static int enqueue_class(Handle *h, Lane *L, int cls, int all_hits) {
	int rc;
	hipStream_t pf = h->pf_stream, sw = h->sweep_stream, po = h->post_stream;
	Counters *dc = L->counters.as<Counters>();
	const uint32_t n_pf = L->npf[cls], n_ex = L->nex[cls], n_list = n_pf + n_ex;
	const uint32_t grid_my = (uint32_t)h->n_cu * (uint32_t)h->opt_sweep_blocks;
	const uint32_t grid_task = (uint32_t)h->n_cu * 4u * (uint32_t)h->opt_sweep_blocks * (uint32_t)h->opt_oversub;
	const int NW = class_words(cls, L->maxlen);
	const uint32_t *qlist = L->qlist[cls];
	hipEvent_t *ce = L->ev_cls[cls];
	if (L->launches) { HIPCHK(hipStreamWaitEvent(pf, L->ev_rs[RS_START], 0)); HIPCHK(hipStreamWaitEvent(sw, L->ev_rs[RS_START], 0)); }
	const int NWP = class_prefix_words(h, L->maxE[cls], NW);
	HIPCHK(hipEventRecord(ce[CE_START], sw));
	L->peq_ahead[cls] = false;
	if (L->alt_ok && L->alt_seq == h->cur->seq && L->alt_cls == cls && L->alt_n == n_list && L->alt_nwp == NWP && !L->launches) {
		std::swap(L->peq, L->peq_alt); std::swap(L->peqp, L->peqp_alt);
		std::swap(L->ev_peq_cur[SPAN_START], L->ev_peq_alt[SPAN_START]); std::swap(L->ev_peq_cur[SPAN_DONE], L->ev_peq_alt[SPAN_DONE]);
		L->alt_ok = false; L->peq_ahead[cls] = true;
	} else if ((rc = launch_peq(h, sw, h->cur, qlist, n_list, NW, NWP, L->peq, L->peqp))) return rc;
	L->prefix_words = (uint32_t)NWP;
	HIPCHK(hipEventRecord(ce[CE_PEQ_DONE], sw));
	HIPCHK(hipEventRecord(ce[CE_PF_START], pf));
	const bool masked = NWP && n_pf && h->has_masks && h->opt_lane_masks;
	const int pf_algo = bhip_pf_algo(h->opt_pf_algo, L->pf_algo);
	const int prune = masked && !all_hits && h->opt_prune && n_list < (1u << 24) && pf_algo == 0;
	if (n_pf) {
		if (masked) { if ((rc = launch_prefilter_mask(h, L, pf, cls, qlist, n_pf, L->maxwords[cls], &dc->n_tasks_cls[cls], &dc->n_cand_cls[cls], dc, pf_algo, prune))) return rc; }
		else if ((rc = launch_prefilter(h, L, pf, qlist, n_pf, L->cand.as<uint2>(), nullptr, (uint32_t)L->cand_cap, true, &dc->n_cand_cls[cls], dc))) return rc;
	}
	const uint4 *qmeta_cls = (masked && L->qmeta_seq[h->cur->seq & 1][cls] == h->cur->seq + 1) ? L->qmeta_c[h->cur->seq & 1][cls].as<uint4>() : nullptr;
	L->masked = masked;
	L->pf_masked[cls] = masked && n_pf;
	HIPCHK(hipEventRecord(ce[CE_PF_DONE], pf));
	HIPCHK(hipStreamWaitEvent(sw, ce[CE_PF_DONE], 0));
	HIPCHK(hipEventRecord(ce[CE_SWEEP_START], sw));
	if (n_pf) {
		if (masked) launch_prefix_task(h, L, sw, NWP, grid_task, L->tasks.as<uint2>(), &dc->n_tasks_cls[cls], qlist, L->wins.as<BhipWin>(), &dc->n_wins_cls[cls], dc, qmeta_cls);
		if (NWP) launch_prefix(h, L, sw, NWP, masked ? std::min<uint32_t>(grid_my, (uint32_t)h->n_cu) : grid_my, L->cand.as<uint2>(), &dc->n_cand_cls[cls], L->cand_cap, 0, qlist, &dc->n_wins_cls[cls], dc);
		else launch_myers(h, L, sw, NW, grid_my, L->cand.as<uint2>(), &dc->n_cand_cls[cls], L->cand_cap, 0, qlist, L->raw.as<BhipRawHit>(),
			&dc->n_raw, (uint32_t)L->raw_cap, h->best.as<uint32_t>(), nullptr, dc);
		HIPCHK(hipGetLastError());
		++L->launches;
	}
	HIPCHK(hipEventRecord(ce[CE_SWEEP_PF_DONE], sw));
	if (n_ex) {
		const uint64_t np = (uint64_t)n_ex * h->n_clumps;
		const uint32_t g = (uint32_t)std::min<uint64_t>((np + 15) / 16, grid_my);
		if (NWP) launch_prefix(h, L, sw, NWP, g, nullptr, nullptr, np, n_pf, qlist, &dc->n_wins_cls[cls], dc);
		else launch_myers(h, L, sw, NW, g, nullptr, nullptr, np, n_pf, qlist, L->raw.as<BhipRawHit>(), &dc->n_raw, (uint32_t)L->raw_cap,
			h->best.as<uint32_t>(), nullptr, dc);
		HIPCHK(hipGetLastError());
		++L->launches;
		L->n_pairs_ex += np;
	}
	HIPCHK(hipEventRecord(ce[CE_SWEEP_EX_DONE], sw));
	HIPCHK(hipStreamWaitEvent(po, ce[CE_SWEEP_EX_DONE], 0));
	if (NWP) { launch_window(h, L, po, cls, NWP, grid_my, L->wins.as<BhipWin>(), &dc->n_wins_cls[cls], dc); HIPCHK(hipGetLastError()); }
	L->pruned[cls] = masked && prune && n_pf;
	if (L->pruned[cls]) {
		HIPCHK(hipEventRecord(L->ev_ph[cls][PH_WIN_DONE], po));
		HIPCHK(hipStreamWaitEvent(sw, L->ev_ph[cls][PH_WIN_DONE], 0));
		hipLaunchKernelGGL(k_task_filter, dim3((uint32_t)h->n_cu * 8), dim3(256), 0, sw, L->tasks2.as<uint2>(), &dc->n_tasks2_cls[cls], (uint32_t)L->task_cap, qlist,
			six_or_null(h), h->best.as<uint32_t>(), L->tasks2k.as<uint2>(), &dc->n_tasks2k_cls[cls]);
		launch_prefix_task(h, L, sw, NWP, grid_task, L->tasks2k.as<uint2>(), &dc->n_tasks2k_cls[cls], qlist, L->wins2.as<BhipWin>(), &dc->n_wins2_cls[cls], dc, qmeta_cls);
		HIPCHK(hipGetLastError());
		HIPCHK(hipEventRecord(L->ev_ph[cls][PH_SWEEP2_DONE], sw));
		HIPCHK(hipStreamWaitEvent(po, L->ev_ph[cls][PH_SWEEP2_DONE], 0));
		launch_window(h, L, po, cls, NWP, grid_my, L->wins2.as<BhipWin>(), &dc->n_wins2_cls[cls], dc);
		HIPCHK(hipGetLastError());
	}
	HIPCHK(hipEventRecord(ce[CE_WIN_DONE], po));
	HIPCHK(hipEventRecord(L->ev_rs[RS_START], po));
	return 0;
}

static int enqueue_rescore(Handle *h, Lane *L, const BatchCall &b) {
	hipStream_t po = h->post_stream;
	Counters *dc = L->counters.as<Counters>();
	SharedCtr *sc = h->shared_ctr.as<SharedCtr>();
	const RefArgs R = ref_args(h);
	HIPCHK(hipEventRecord(L->ev_rs[RS_START], po));
	if (h->cur->st_has_junk) {
		const uint32_t nl_ = h->cur->st_lanes, nsh_ = h->cur->st_nshared;
		uint32_t li_ = 0;
		for (uint32_t l = 0; l < nl_; ++l) if (h->lanes[l] == L) li_ = l;
		const uint32_t s0 = (uint32_t)(((uint64_t)li_ * nsh_ + nl_ - 1) / nl_), s1 = (uint32_t)(((uint64_t)(li_ + 1) * nsh_ + nl_ - 1) / nl_);
		hipLaunchKernelGGL(k_junk_adjust_raw, dim3((uint32_t)h->n_cu * 4), dim3(256), 0, po, L->raw.as<BhipRawHit>(), &dc->n_raw, (uint32_t)L->raw_cap, h->cur->nx.as<uint8_t>());
		if (s1 > s0) hipLaunchKernelGGL(k_junk_adjust_best, dim3(std::min<uint32_t>((s1 - s0 + 255) / 256, (uint32_t)h->n_cu * 4)), dim3(256), 0, po, h->best.as<uint32_t>(), h->cur->nx_six.as<uint8_t>(), s0, s1);
		HIPCHK(hipGetLastError());
	}
	const uint32_t qw_g = (h->cur->st_maxlen + 7) / 8;
	hipLaunchKernelGGL(k_rescore_classify, dim3((uint32_t)h->n_cu * 8), dim3(256), 0, po, L->raw.as<BhipRawHit>(), &dc->n_raw, (uint32_t)L->raw_cap,
		h->best.as<uint32_t>(), b.all_hits, h->cur->qoff.as<uint64_t>(), six_or_null(h), rc_or_null(h),
		R.len, h->out.as<BhipHit>(), &sc->n_out, (uint32_t)h->out_cap, L->rs_lists.as<uint32_t>(), dc->n_rs, L->wide.as<uint32_t>(), &dc->n_wide,
		b.band_rows, h->opt_rescore_reg);
	HIPCHK(hipGetLastError());
	if (h->opt_rescore_reg) {
		for_each_int(SetList{}, [&](auto set) {
			constexpr int SET = decltype(set)::value;
			const uint32_t grid = (uint32_t)h->n_cu * std::min<uint32_t>(32u, blocks_per_cu((const void *)k_rescore_reg<SET>, 64, 0)) * (uint32_t)h->opt_oversub;
			hipLaunchKernelGGL(k_rescore_reg<SET>, dim3(grid), dim3(64), 0, po, L->raw.as<BhipRawHit>(), L->rs_lists.as<uint32_t>(), dc->n_rs, (uint32_t)L->raw_cap,
				h->cur->qoff.as<uint64_t>(), rc_or_null(h), h->cur->qpack.as<uint32_t>(), qw_g,
				R.bytes(), R.off, R.len, h->lut.as<uint8_t>(), h->out.as<BhipHit>(), &sc->n_out, (uint32_t)h->out_cap, &sc->err);
		});
		HIPCHK(hipGetLastError());
	}
	const uint32_t grid_rs = (uint32_t)h->n_cu * (h->opt_rescore_reg ? 4 : 16);
	const size_t lds_rs = (size_t)(b.band_rows + 1 + b.qw + b.rw) * 256;
	hipLaunchKernelGGL(k_rescore<false>, dim3(grid_rs), dim3(64), lds_rs, po, L->raw.as<BhipRawHit>(), &dc->n_raw, (uint32_t)L->raw_cap,
		L->rs_lists.as<uint32_t>() + (size_t)9 * L->raw_cap, &dc->n_rs[9], h->best.as<uint32_t>(), b.all_hits, h->cur->qcodes.as<uint8_t>(), h->cur->qoff.as<uint64_t>(),
		six_or_null(h), rc_or_null(h), R.bytes(), R.off, R.len, h->lut.as<uint8_t>(), h->out.as<BhipHit>(), &sc->n_out, (uint32_t)h->out_cap, L->wide.as<uint32_t>(),
		&dc->n_wide, (uint32_t *)nullptr, &dc->scratch_used, 0ull, &sc->err, b.qw ? h->cur->qpack.as<uint32_t>() : nullptr, b.band_rows, b.qw, b.rw);
	HIPCHK(hipGetLastError());
	HIPCHK(hipEventRecord(L->ev_rs[RS_DONE], po));
	HIPCHK(hipMemcpyAsync(L->hc_pinned, dc, sizeof(Counters), hipMemcpyDeviceToHost, po));
	return 0;
}

static int enqueue_lane(Handle *h, Lane *L, const BatchCall &b) {
	int rc;
	if ((rc = lane_reserve_work(L))) return rc;
	HIPCHK(hipMemsetAsync(L->counters.p, 0, sizeof(Counters), h->pf_stream));
	L->launches = 0; L->prefix_words = 0; L->n_pairs_ex = 0; L->pf_launches = 0; L->fb_dirty = false;
	for (int c = 0; c < kNumClasses; ++c) { L->pf_masked[c] = false; L->pruned[c] = false; }
	for (int cls = 0; cls < kNumClasses; ++cls) if (L->npf[cls] + L->nex[cls]) if ((rc = enqueue_class(h, L, cls, b.all_hits))) return rc;
	return enqueue_rescore(h, L, b);
}

static void seed_next_batch(Handle *h, StageSlot *cur, hipEvent_t cur_done) {
	if (!h->opt_seed_ahead || !h->has_acx || !h->has_masks || !h->opt_lane_masks || h->opt_host_routing) return;
	StageSlot *N = nullptr;
	for (StageSlot &S : h->slots) if (&S != cur && S.state == 1 && (!N || S.seq < N->seq)) N = &S;
	if (!N || !N->st_nq) return;
	if (!N->resolved) {
		for (;;) {
			const hipError_t e = hipEventQuery(N->ev_done);
			if (e == hipSuccess) break;
			if (e != hipErrorNotReady) { (void)hipGetLastError(); return; }
			if (hipEventQuery(cur_done) != hipErrorNotReady) { (void)hipGetLastError(); return; }
			std::this_thread::yield();
		}
		(void)hipGetLastError();
		const BhipStageInfo &I = *N->info_pinned;
		if (I.err || I.junk) return;
		if (resolve_slot(h, N)) return;
	}
	if (N->st_has_junk || ensure_lanes(h, N->st_lanes)) return;
	for (uint32_t l = 0; l < N->st_lanes && l < h->lanes.size(); ++l) {
		Lane *L = h->lanes[l];
		for (int cls = 0; cls < kNumClasses; ++cls) {
			const uint32_t n_pf = N->npf[l][cls];
			if (!n_pf || !class_prefix_words(h, N->maxE[l][cls], class_words(cls, N->maxlen_lane[l]))) continue;
			if (L->seeded_ok[cls] && L->seeded_seq[cls] == N->seq) continue;
			if (launch_seed(h, L, h->pf_stream, N, cls, N->idx_sorted.as<uint32_t>() + N->qlist_off[l][cls], n_pf, N->maxwords[l][cls], (double)N->seed_words[l][cls] / (double)n_pf, true)) { (void)hipGetLastError(); return; }
		}
		int only = -1, n_cls = 0;
		for (int cls = 0; cls < kNumClasses; ++cls) if (N->npf[l][cls] + N->nex[l][cls]) { only = cls; ++n_cls; }
		if (n_cls == 1 && !(L->alt_ok && L->alt_seq == N->seq)) {
			const uint32_t n_list = N->npf[l][only] + N->nex[l][only];
			const int NW = class_words(only, N->maxlen_lane[l]), NWP = class_prefix_words(h, N->maxE[l][only], NW);
			L->alt_ok = false;
			if (hipEventRecord(L->ev_peq_alt[SPAN_START], h->pf_stream) != hipSuccess ||
			    launch_peq(h, h->pf_stream, N, N->idx_sorted.as<uint32_t>() + N->qlist_off[l][only], n_list, NW, NWP, L->peq_alt, L->peqp_alt, (uint32_t)h->opt_peq_ahead_blocks) ||
			    hipEventRecord(L->ev_peq_alt[SPAN_DONE], h->pf_stream) != hipSuccess) { (void)hipGetLastError(); return; }
			L->alt_ok = true; L->alt_seq = N->seq; L->alt_cls = only; L->alt_nwp = NWP; L->alt_n = n_list;
		}
	}
}

extern "C" int bhip_set_enqueued_hook(void *handle, void (*fn)(void *), void *ctx) {
	Handle *h = (Handle *)handle;
	if (!h) return fail(BHIP_E_ARG, "null handle");
	h->enqueued_hook = fn; h->enqueued_ctx = ctx;
	return BHIP_OK;
}

static bool grow_cap(uint64_t &cap, uint64_t seen, bool eighth, int lane, const char *what) {
	if (seen <= cap) return false;
	const uint64_t to = seen + (eighth ? seen / 8 : 0) + 1024;
	if (getenv("BHIP_DEBUG")) {
		if (lane >= 0) fprintf(stderr, "[bhip] redo: lane %d %s %llu -> %llu\n", lane, what, (unsigned long long)cap, (unsigned long long)to);
		else fprintf(stderr, "[bhip] redo: %s %llu -> %llu\n", what, (unsigned long long)cap, (unsigned long long)to);
	}
	cap = to;
	return true;
}

static int pick_batch(Handle *h, BatchCall &b) {
	StageSlot *slot = nullptr;
	for (StageSlot &S : h->slots) if (S.state == 1 && (!slot || S.seq < slot->seq)) slot = &S;
	if (!slot) for (StageSlot &S : h->slots) if (S.state == 2 && (!slot || S.seq > slot->seq)) slot = &S;
	if (!slot) return fail(BHIP_E_ARG, "no staged queries (call bhip_stage_queries first)");
	{ int rcs = resolve_slot(h, slot); if (rcs) { slot->state = 0; return rcs; } }
	apply_slot(h, slot);
	b.slot = slot; b.n_q = h->cur->st_nq; b.n_shared = h->cur->st_nshared; b.nl = h->cur->st_lanes;
	return BHIP_OK;
}
static int plan_batch(Handle *h, BatchCall &b) {
	b.band_rows = std::min<uint32_t>(BHIP_RESCORE_WMAX, 2 * h->cur->st_maxE + 1 + 9);
	b.qw = (h->cur->st_maxlen + 7) / 8; b.rw = (h->cur->st_maxlen + b.band_rows + 24) / 8 + 2;
	if ((size_t)(b.band_rows + 1 + b.qw + b.rw) * 256 > 40 * 1024) { b.qw = 0; b.rw = 0; }
	if (!b.sel_best) return BHIP_OK;
	int rc;
	if ((rc = h->best_key.reserve((size_t)(b.n_q + 1) * 8)) || (rc = h->sort_idx.reserve(std::max<size_t>((size_t)h->out_cap, (size_t)b.n_q + 1) * 4))) return rc;
	if (!h->nsel_pinned) HIPCHK(hipHostMalloc((void **)&h->nsel_pinned, 64, hipHostMallocDefault));
	return BHIP_OK;
}
static bool records_resident(const Handle *h, const BatchCall &b) { return h->res_valid && h->res_seq == b.slot->seq && h->res_all_hits == b.mode; }
static void take_resident(Handle *h, BatchCall &b) {
	b.hsc.n_out = h->res_n_raw; b.hsc.err = 0; h->stats = h->res_stats; b.n_deliver = h->res_n; *b.n_hits = b.n_deliver; b.sorted_ahead = false;
}

static int plan_scan(Handle *h, BatchCall &b, hipStream_t st) {
	b.tmp_bytes = 0;
	HIPCHK(hipcub::DeviceScan::ExclusiveSum(nullptr, b.tmp_bytes, h->sort_keys.as<uint32_t>(), h->sort_keys2.as<uint32_t>(), (int)(b.n_q + 1), st));
	return h->sort_tmp.reserve(b.tmp_bytes);
}
static int enqueue_grouping(Handle *h, const BatchCall &b, hipStream_t st, uint32_t n_host, const uint32_t *n_dev, DBuf &sorted) {
	uint32_t *cnt = h->sort_keys.as<uint32_t>(), *off = h->sort_keys2.as<uint32_t>(), *rank = h->sort_idx.as<uint32_t>();
	const uint32_t n_q = b.n_q, g = (uint32_t)h->n_cu * 8;
	const uint32_t *qmap = h->cur->has_qmap ? h->cur->qmap.as<uint32_t>() : (const uint32_t *)nullptr;
	size_t tmp_bytes = b.tmp_bytes;
	if (b.sel_best) {
		hipLaunchKernelGGL(k_best_key, dim3(g), dim3(256), 0, st, h->out.as<BhipHit>(), n_host, n_dev, h->ref_order.as<uint32_t>(), cnt, h->best_key.as<unsigned long long>());
		hipLaunchKernelGGL(k_best_flag, dim3(std::min<uint32_t>((n_q + 256) / 256, g)), dim3(256), 0, st, cnt, n_q, rank);
		HIPCHK(hipcub::DeviceScan::ExclusiveSum(h->sort_tmp.p, tmp_bytes, rank, off, (int)(n_q + 1), st));
		hipLaunchKernelGGL(k_best_emit, dim3(g), dim3(256), 0, st, h->out.as<BhipHit>(), n_host, n_dev, h->ref_order.as<uint32_t>(), cnt, h->best_key.as<unsigned long long>(), off, sorted.as<BhipHit>(), qmap);
		HIPCHK(hipGetLastError());
		HIPCHK(hipMemcpyAsync(h->nsel_pinned, off + n_q, 4, hipMemcpyDeviceToHost, st));
		return 0;
	}
	HIPCHK(hipcub::DeviceScan::ExclusiveSum(h->sort_tmp.p, tmp_bytes, cnt, off, (int)(n_q + 1), st));
	hipLaunchKernelGGL(k_hit_scatter, dim3(g), dim3(256), 0, st, h->out.as<BhipHit>(), n_host, n_dev, off, rank, sorted.as<BhipHit>(), qmap);
	hipLaunchKernelGGL(k_hit_fix, dim3(std::min<uint32_t>((n_q + 255) / 256, (uint32_t)h->n_cu * 8)), dim3(256), 0, st, sorted.as<BhipHit>(), off, cnt, n_q, h->sort_scratch.as<BhipHit>(), (uint32_t)(h->sort_scratch.cap / sizeof(BhipHit)));
	HIPCHK(hipGetLastError());
	return 0;
}
static int enqueue_grouping_ahead(Handle *h, BatchCall &b) {
	int rc;
	b.o_ahead = (h->opt_async_d2h && b.hits) ? (h->out_idx ^ 1) : 0;
	DBuf &sorted = b.o_ahead ? h->out_sorted2 : h->out_sorted;
	if ((rc = h->sort_idx.reserve((size_t)h->out_cap * 4)) || (rc = h->sort_keys.reserve((size_t)(b.n_q + 1) * 4)) || (rc = h->sort_keys2.reserve((size_t)(b.n_q + 1) * 4)) ||
	    (rc = sorted.reserve((size_t)h->out_cap * sizeof(BhipHit))) || (rc = h->sort_scratch.reserve((size_t)h->out_cap * sizeof(BhipHit)))) return rc;
	if ((rc = plan_scan(h, b, h->post_stream))) return rc;
	if (h->copy_pending[b.o_ahead]) HIPCHK(hipStreamWaitEvent(h->post_stream, h->ev_copied[b.o_ahead], 0));
	HIPCHK(hipEventRecord(h->ev[EV_GROUP_START], h->post_stream));
	if ((rc = enqueue_grouping(h, b, h->post_stream, (uint32_t)h->out_cap, &h->shared_ctr.as<SharedCtr>()->n_out, sorted))) return rc;
	HIPCHK(hipEventRecord(h->ev[EV_GROUP_DONE], h->post_stream));
	b.sorted_ahead = true;
	return BHIP_OK;
}

static int enqueue_chain(Handle *h, BatchCall &b, int attempt) {
	int rc;
	const uint32_t n_q = b.n_q;
	b.sorted_ahead = false;
	if ((rc = h->best.reserve((size_t)(b.n_shared + 1) * 4)) || (rc = h->out.reserve(h->out_cap * sizeof(BhipHit))) || (rc = h->shared_ctr.reserve(sizeof(SharedCtr)))) return rc;
	HIPCHK(hipEventRecord(h->ev[EV_BEGIN], h->stream));
	HIPCHK(hipMemsetAsync(h->best.p, 0xFF, (size_t)b.n_shared * 4, h->stream));
	HIPCHK(hipMemsetAsync(h->shared_ctr.p, 0, 2 * sizeof(uint32_t), h->stream));
	if ((rc = h->sort_idx.reserve((size_t)h->out_cap * 4)) || (rc = h->sort_keys.reserve((size_t)(n_q + 1) * 4))) return rc;
	HIPCHK(hipMemsetAsync(h->sort_keys.p, 0, (size_t)(n_q + 1) * 4, h->stream));
	if (b.sel_best) HIPCHK(hipMemsetAsync(h->best_key.p, 0xFF, (size_t)(n_q + 1) * 8, h->stream));
	hipLaunchKernelGGL(k_set_rank_ptrs, dim3(1), dim3(1), 0, h->stream, h->shared_ctr.as<SharedCtr>(), h->sort_keys.as<uint32_t>(), h->sort_idx.as<uint32_t>());
	HIPCHK(hipEventRecord(h->ev[EV_RESET_DONE], h->stream));
	HIPCHK(hipStreamWaitEvent(h->sweep_stream, h->ev[EV_RESET_DONE], 0));
	HIPCHK(hipStreamWaitEvent(h->post_stream, h->ev[EV_RESET_DONE], 0));
	for (uint32_t l = 0; l < b.nl; ++l) if (h->lanes[l]->n_entries) if ((rc = enqueue_lane(h, h->lanes[l], b))) return rc;
	HIPCHK(hipEventRecord(h->ev[EV_PF_DONE], h->pf_stream));
	if ((rc = enqueue_grouping_ahead(h, b))) return rc;
	if (!h->hsc_pinned) HIPCHK(hipHostMalloc((void **)&h->hsc_pinned, sizeof(SharedCtr), hipHostMallocDefault));
	HIPCHK(hipMemcpyAsync(h->hsc_pinned, h->shared_ctr.p, 2 * sizeof(uint32_t), hipMemcpyDeviceToHost, h->post_stream));
	HIPCHK(hipEventRecord(h->ev[EV_CHAIN_DONE], h->post_stream));
	seed_next_batch(h, b.slot, h->ev[EV_CHAIN_DONE]);
	if (h->enqueued_hook && attempt == 0) h->enqueued_hook(h->enqueued_ctx);
	return BHIP_OK;
}
static int wait_chain(Handle *h, const BatchCall &b) {
	HIPCHK(hipEventSynchronize(h->ev[EV_PF_DONE]));
	HIPCHK(hipStreamSynchronize(h->sweep_stream));
	HIPCHK(hipStreamSynchronize(h->post_stream));
	for (uint32_t l = 0; l < b.nl; ++l) if (h->lanes[l]->n_entries) h->lanes[l]->hc = *h->lanes[l]->hc_pinned;
	return BHIP_OK;
// ... 214 lines not shown
	}
	return deliver(h, b);
}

========================

> _YOUR INSTRUCTIONS_:
Reproduce, character for character, only the lines of the preceding data that start at the line with "HIPCHK(hipEventRecord(ce[CE_PF_START], pf));" and end at the line with "const uint32_t g = (uint32_t)std::min<uint64_t>((np", both included.

> _SOLUTION FOR THIS EXERCISE_:
	HIPCHK(hipEventRecord(ce[CE_PF_START], pf));
	const bool masked = NWP && n_pf && h->has_masks && h->opt_lane_masks;
	const int pf_algo = bhip_pf_algo(h->opt_pf_algo, L->pf_algo);
	const int prune = masked && !all_hits && h->opt_prune && n_list < (1u << 24) && pf_algo == 0;
	if (n_pf) {
		if (masked) { if ((rc = launch_prefilter_mask(h, L, pf, cls, qlist, n_pf, L->maxwords[cls], &dc->n_tasks_cls[cls], &dc->n_cand_cls[cls], dc, pf_algo, prune))) return rc; }
		else if ((rc = launch_prefilter(h, L, pf, qlist, n_pf, L->cand.as<uint2>(), nullptr, (uint32_t)L->cand_cap, true, &dc->n_cand_cls[cls], dc))) return rc;
	}
	const uint4 *qmeta_cls = (masked && L->qmeta_seq[h->cur->seq & 1][cls] == h->cur->seq + 1) ? L->qmeta_c[h->cur->seq & 1][cls].as<uint4>() : nullptr;
	L->masked = masked;
	L->pf_masked[cls] = masked && n_pf;
	HIPCHK(hipEventRecord(ce[CE_PF_DONE], pf));
	HIPCHK(hipStreamWaitEvent(sw, ce[CE_PF_DONE], 0));
	HIPCHK(hipEventRecord(ce[CE_SWEEP_START], sw));
	if (n_pf) {
		if (masked) launch_prefix_task(h, L, sw, NWP, grid_task, L->tasks.as<uint2>(), &dc->n_tasks_cls[cls], qlist, L->wins.as<BhipWin>(), &dc->n_wins_cls[cls], dc, qmeta_cls);
		if (NWP) launch_prefix(h, L, sw, NWP, masked ? std::min<uint32_t>(grid_my, (uint32_t)h->n_cu) : grid_my, L->cand.as<uint2>(), &dc->n_cand_cls[cls], L->cand_cap, 0, qlist, &dc->n_wins_cls[cls], dc);
		else launch_myers(h, L, sw, NW, grid_my, L->cand.as<uint2>(), &dc->n_cand_cls[cls], L->cand_cap, 0, qlist, L->raw.as<BhipRawHit>(),
			&dc->n_raw, (uint32_t)L->raw_cap, h->best.as<uint32_t>(), nullptr, dc);
		HIPCHK(hipGetLastError());
		++L->launches;
	}
	HIPCHK(hipEventRecord(ce[CE_SWEEP_PF_DONE], sw));
	if (n_ex) {
		const uint64_t np = (uint64_t)n_ex * h->n_clumps;
		const uint32_t g = (uint32_t)std::min<uint64_t>((np + 15) / 16, grid_my);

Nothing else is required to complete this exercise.